template <int LPR, bool WITH_GRAD>
__global__ __launch_bounds__(256) void bce_edges_kernel(
    const float *__restrict__ Zt , const float *__restrict__ mask, int64_t ldz,
    int64_t row_begin, int64_t n_local, int d, const int32_t *__restrict__ indptr,
    const int32_t *__restrict__ indices, const int32_t *__restrict__ t_indptr, const int32_t *__restrict__ t_indices,
    float pw, float inv_n2, const float *__restrict__ O_partial, int n_splits, int DP,
    const float *__restrict__ S_all_f, float *__restrict__ dZ, int64_t lddz, double *__restrict__ loss_partial,
    const float *__restrict__ O_mirror , int64_t sym_cols_per_chunk, int SYM_PR,
    const int64_t *__restrict__ counts, const double *__restrict__ scal,
    const float *__restrict__ Wmir ,
    unsigned *__restrict__ range_flag )
{
    constexpr int VEC = 4;
    if (range_flag != nullptr && blockIdx.x == 0 && threadIdx.x == 0) *range_flag = 0u;
    const unsigned bid = (LPR == 4 && Wmir != nullptr) ? gridDim.x - 1u - blockIdx.x : blockIdx.x;
    __shared__ __attribute__((aligned(16))) float Om[LPR == 4 ? TJ * 20 : 4];
    const bool fold = LPR == 4 && Wmir != nullptr;
    if (LPR == 4 && fold) {
        const int64_t NP = (n_local + 63) / 64 * 64;
        const int64_t j0 = int64_t(bid) * TJ;
        const int f = threadIdx.x >> 4, jq = (threadIdx.x & 15) * 4;
        const int64_t n_left = j0 / SYM_PR;
        f32x4 acc = {0.f, 0.f, 0.f, 0.f};
        auto at = [&](int64_t I) {
            const int64_t de = SYM_PR * (I + 1);
            return *reinterpret_cast<const f32x4 *>(Wmir + sym_strip_offset(I, NP, SYM_PR) + (j0 - de) * 16 + f * TJ + jq);
        };
        int64_t I = 0;
        for (; I + 8 <= n_left; I += 8) {
            f32x4 v[8];
#pragma unroll
            for (int u = 0; u < 8; ++u) v[u] = at(I + u);
#pragma unroll
            for (int u = 0; u < 8; ++u) acc += v[u];
        }
        for (; I < n_left; ++I) acc += at(I);
#pragma unroll
        for (int e = 0; e < 4; ++e) Om[(jq + e) * 20 + f] = acc[e];
        __syncthreads();
    }
    if (scal) { pw = float(scal[0]); inv_n2 = float(scal[1]); }
    const int64_t n_valid = counts ? counts[0] : n_local;
    __shared__ double red[4];
    constexpr int RPB = 256 / LPR;
    const int tid = threadIdx.x, lane = tid & 63, wave = tid >> 6;
    const int lig = tid % LPR;
    const int64_t i = int64_t(bid) * RPB + tid / LPR;
    const int64_t gi = row_begin + i;
    const int64_t n = n_local;
    const int f0 = lig * VEC;
    const bool rowv = i < n;
    const bool fv = f0 < DP;

    float zi[VEC], acc_in[VEC], acc_out[VEC];
    const f32x4 zero4 = {0.f, 0.f, 0.f, 0.f};
    {
        const f32x4 t = (rowv && fv) ? *reinterpret_cast<const f32x4 *>(Zt + gi * DP + f0) : zero4;
#pragma unroll
        for (int q = 0; q < VEC; ++q) { acc_in[q] = acc_out[q] = 0.f; zi[q] = t[q]; }
    }
    float sall[VEC], mk[VEC];
#pragma unroll
    for (int q = 0; q < VEC; ++q) {
        const bool in = WITH_GRAD && rowv && f0 + q < d;
        sall[q] = WITH_GRAD ? S_all_f[in ? f0 + q : 0] : 0.f;
        mk[q] = (WITH_GRAD && mask != nullptr) ? mask[in ? gi * ldz + f0 + q : 0] : 1.f;
    }
    int32_t posA = rowv ? indptr[i] : 0;
    int32_t endA = rowv ? indptr[i + 1] : 0;
    int32_t posB = (WITH_GRAD && rowv) ? t_indptr[i] : 0;
    int32_t endB = (WITH_GRAD && rowv) ? t_indptr[i + 1] : 0;
    constexpr int kLongRow = 16;
    const bool is_long = max(endA - posA, endB - posB) > kLongRow;
    const int32_t longA0 = posA, longA1 = endA, longB0 = posB, longB1 = endB;
    if (is_long) { endA = posA; endB = posB; }
    f32x4 osum = zero4;
    if (WITH_GRAD && rowv && fv) {
        const float *op = O_partial + i * DP + f0;
        const int64_t sstride = n * DP;
        if (O_mirror) {
            if (sym_cols_per_chunk < 0) {
                const int64_t tpb = -sym_cols_per_chunk, I = i / SYM_PR, TPP = SYM_PR / 64, NT = (n + 63) / 64;
                const int64_t pI = I * NT - TPP * (I * (I - 1) / 2), pI1 = pI + NT - TPP * I;
                n_splits = int((pI1 - 1) / tpb - pI / tpb + 1);
            } else {
                const int64_t rem = n - (i / SYM_PR) * SYM_PR;
                n_splits = int((rem + sym_cols_per_chunk - 1) / sym_cols_per_chunk);
            }
            osum = fold ? *reinterpret_cast<const f32x4 *>(&Om[(tid / LPR) * 20 + f0])
                        : *reinterpret_cast<const f32x4 *>(O_mirror + i * DP + f0);
        }
        int sp = 0;
        for (; sp + 8 <= n_splits; sp += 8) {
            f32x4 o[8];
#pragma unroll
            for (int u = 0; u < 8; ++u) o[u] = *reinterpret_cast<const f32x4 *>(op + (sp + u) * sstride);
#pragma unroll
            for (int u = 0; u < 8; ++u) osum += o[u];
        }
        if (sp < n_splits) {
            f32x4 o[8];
#pragma unroll
            for (int u = 0; u < 8; ++u) {
                const int su = sp + u < n_splits ? sp + u : n_splits - 1;
                o[u] = *reinterpret_cast<const f32x4 *>(op + su * sstride);
            }
#pragma unroll
            for (int u = 0; u < 8; ++u) osum += (sp + u < n_splits) ? o[u] : zero4;
        }
    }
    double lsum = 0.0;
    constexpr int NE = LPR >= 4 ? 8 : 4;
    const int glane0 = (lane / LPR) * LPR;
    while (posA < endA || posB < endB) {
        int32_t mineA[NE / 4], mineB[NE / 4];
#pragma unroll
        for (int h = 0; h < NE / 4; ++h) {
            const int32_t eA = posA + 4 * h + (LPR >= 4 ? (lig & 3) : 0), eB = posB + 4 * h + (LPR >= 4 ? (lig & 3) : 0);
            mineA[h] = eA < endA ? indices[eA] : 0;
            mineB[h] = (WITH_GRAD && eB < endB) ? t_indices[eB] : 0;
        }
        float zj[2 * NE][VEC], dot[2 * NE];
#pragma unroll
        for (int u = 0; u < 2 * NE; ++u) {
            const bool second = u >= NE;
            if (second && !WITH_GRAD) { dot[u] = 0.f; continue; }
            const int32_t pos = second ? posB : posA, end = second ? endB : endA;
            const int uu = u % NE;
            const int32_t mine = second ? mineB[uu / 4] : mineA[uu / 4];
            const int32_t j = LPR >= 4 ? __shfl(mine, glane0 + (uu & 3), 64)
                                       : (pos + uu < end ? (second ? t_indices : indices)[pos + uu] : 0);
            const bool ev = pos + uu < end;
            dot[u] = 0.f;
            const f32x4 t = (ev && fv) ? *reinterpret_cast<const f32x4 *>(Zt + int64_t(j) * DP + f0) : zero4;
#pragma unroll
            for (int q = 0; q < VEC; ++q) {
                zj[u][q] = t[q];
                dot[u] = fmaf(zi[q], t[q], dot[u]);
            }
        }
#pragma unroll
        for (int off = LPR / 2; off > 0; off >>= 1)
#pragma unroll
            for (int u = 0; u < (WITH_GRAD ? 2 * NE : NE); ++u) dot[u] += __shfl_xor(dot[u], off, 64);
#pragma unroll
        for (int u = 0; u < (WITH_GRAD ? 2 * NE : NE); ++u) {
            const bool second = u >= NE;
            const int32_t pos = second ? posB : posA, end = second ? endB : endA;
            if (pos + (u % NE) < end) {
                const float x = dot[u];
                float spn, sgn;
                softplus_sigmoid(-x, spn, sgn);
                const float sg = 1.0f - sgn;
                if (!second && lig == 0) lsum += double(-x + (pw - 1.0f) * spn);
                const float c = (pw - 1.0f) * sg - pw;
#pragma unroll
                for (int q = 0; q < VEC; ++q) {
                    if (second) acc_out[q] = fmaf(c, zj[u][q], acc_out[q]);
                    else acc_in[q] = fmaf(c, zj[u][q], acc_in[q]);
                }
            }
        }
        posA = min(posA + NE, endA);
        posB = min(posB + NE, endB);
    }
    {
        constexpr int G = 64 / LPR, CU = LPR < 4 ? LPR : 4, CH = CU * G;
        unsigned long long todo = __builtin_amdgcn_ballot_w64(is_long && lig == 0);
        const int grp = lane / LPR;
        while (todo != 0) {
            const int hl = __builtin_ctzll(todo);
            todo &= todo - 1;
            const int32_t eA = __builtin_amdgcn_readlane(longA1, hl), eB = __builtin_amdgcn_readlane(longB1, hl);
            int32_t a0 = __builtin_amdgcn_readlane(longA0, hl), b0 = __builtin_amdgcn_readlane(longB0, hl);
            float zr[VEC], pin[VEC], pout[VEC];
#pragma unroll
            for (int q = 0; q < VEC; ++q) {
                zr[q] = __shfl(zi[q], hl + lig, 64);
                pin[q] = pout[q] = 0.f;
            }
            for (; a0 < eA || b0 < eB; a0 += CH, b0 += CH) {
                const int32_t idA = (lane < CH && a0 + lane < eA) ? indices[a0 + lane] : 0;
                const int32_t idB = (WITH_GRAD && lane < CH && b0 + lane < eB) ? t_indices[b0 + lane] : 0;
                float zj[2 * CU][VEC], dot[2 * CU];
#pragma unroll
                for (int u = 0; u < 2 * CU; ++u) {
                    const bool second = u >= CU;
                    dot[u] = 0.f;
                    if (second && !WITH_GRAD) continue;
                    const int slot = grp + G * (u % CU);
                    const int32_t j = __shfl(second ? idB : idA, slot, 64);
                    const bool ev = (second ? b0 : a0) + slot < (second ? eB : eA);
                    const f32x4 t = (ev && fv) ? *reinterpret_cast<const f32x4 *>(Zt + int64_t(j) * DP + f0) : zero4;
#pragma unroll
                    for (int q = 0; q < VEC; ++q) {
                        zj[u][q] = t[q];
                        dot[u] = fmaf(zr[q], t[q], dot[u]);
                    }
                }
#pragma unroll
                for (int off = LPR / 2; off > 0; off >>= 1)
#pragma unroll
                    for (int u = 0; u < (WITH_GRAD ? 2 * CU : CU); ++u) dot[u] += __shfl_xor(dot[u], off, 64);
#pragma unroll
                for (int u = 0; u < (WITH_GRAD ? 2 * CU : CU); ++u) {
                    const bool second = u >= CU;
                    const int slot = grp + G * (u % CU);
                    if ((second ? b0 : a0) + slot < (second ? eB : eA)) {
                        const float x = dot[u];
                        float spn, sgn;
                        softplus_sigmoid(-x, spn, sgn);
                        const float sg = 1.0f - sgn;
                        if (!second && lig == 0) lsum += double(-x + (pw - 1.0f) * spn);
                        const float c = (pw - 1.0f) * sg - pw;
#pragma unroll
                        for (int q = 0; q < VEC; ++q) {
                            if (second) pout[q] = fmaf(c, zj[u][q], pout[q]);
                            else pin[q] = fmaf(c, zj[u][q], pin[q]);
                        }
                    }
                }
            }
#pragma unroll
            for (int off = LPR; off < 64; off <<= 1)
#pragma unroll
                for (int q = 0; q < VEC; ++q) {
                    pin[q] += __shfl_xor(pin[q], off, 64);
                    if (WITH_GRAD) pout[q] += __shfl_xor(pout[q], off, 64);
                }
            if ((lane & ~(LPR - 1)) == hl) {
#pragma unroll
                for (int q = 0; q < VEC; ++q) { acc_in[q] += pin[q]; acc_out[q] += pout[q]; }
            }
        }
    }
    if (WITH_GRAD && rowv) {
#pragma unroll
        for (int q = 0; q < VEC; ++q) {
            const int f = f0 + q;
            if (f < d) {
                const float o = 0.5f * sall[q] + osum[q];
                float v = (2.0f * o + (acc_in[q] + acc_out[q])) * inv_n2;
                if (mask) v *= mk[q];
                if (i >= n_valid) v = 0.f;
                dZ[i * lddz + f] = v;
            }
        }
    }
#pragma unroll
    for (int off = 32; off > 0; off >>= 1) lsum += __shfl_down(lsum, off, 64);
    if (lane == 0) red[wave] = lsum;
    __syncthreads();
    if (tid == 0) loss_partial[bid] = (red[0] + red[1]) + (red[2] + red[3]);
}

◇ ◇ ◇ ◇ ◇

* **TASK**: Could you retype exactly the lines from the first one of the records through the line containing "const int64_t j0 = int64_t(bid) * TJ;", both included, and nothing more?

* **SOLUTION TO THIS PROBLEM**:
template <int LPR, bool WITH_GRAD>
__global__ __launch_bounds__(256) void bce_edges_kernel(
    const float *__restrict__ Zt , const float *__restrict__ mask, int64_t ldz,
    int64_t row_begin, int64_t n_local, int d, const int32_t *__restrict__ indptr,
    const int32_t *__restrict__ indices, const int32_t *__restrict__ t_indptr, const int32_t *__restrict__ t_indices,
    float pw, float inv_n2, const float *__restrict__ O_partial, int n_splits, int DP,
    const float *__restrict__ S_all_f, float *__restrict__ dZ, int64_t lddz, double *__restrict__ loss_partial,
    const float *__restrict__ O_mirror , int64_t sym_cols_per_chunk, int SYM_PR,
    const int64_t *__restrict__ counts, const double *__restrict__ scal,
    const float *__restrict__ Wmir ,
    unsigned *__restrict__ range_flag )
{
    constexpr int VEC = 4;
    if (range_flag != nullptr && blockIdx.x == 0 && threadIdx.x == 0) *range_flag = 0u;
    const unsigned bid = (LPR == 4 && Wmir != nullptr) ? gridDim.x - 1u - blockIdx.x : blockIdx.x;
    __shared__ __attribute__((aligned(16))) float Om[LPR == 4 ? TJ * 20 : 4];
    const bool fold = LPR == 4 && Wmir != nullptr;
    if (LPR == 4 && fold) {
        const int64_t NP = (n_local + 63) / 64 * 64;
        const int64_t j0 = int64_t(bid) * TJ;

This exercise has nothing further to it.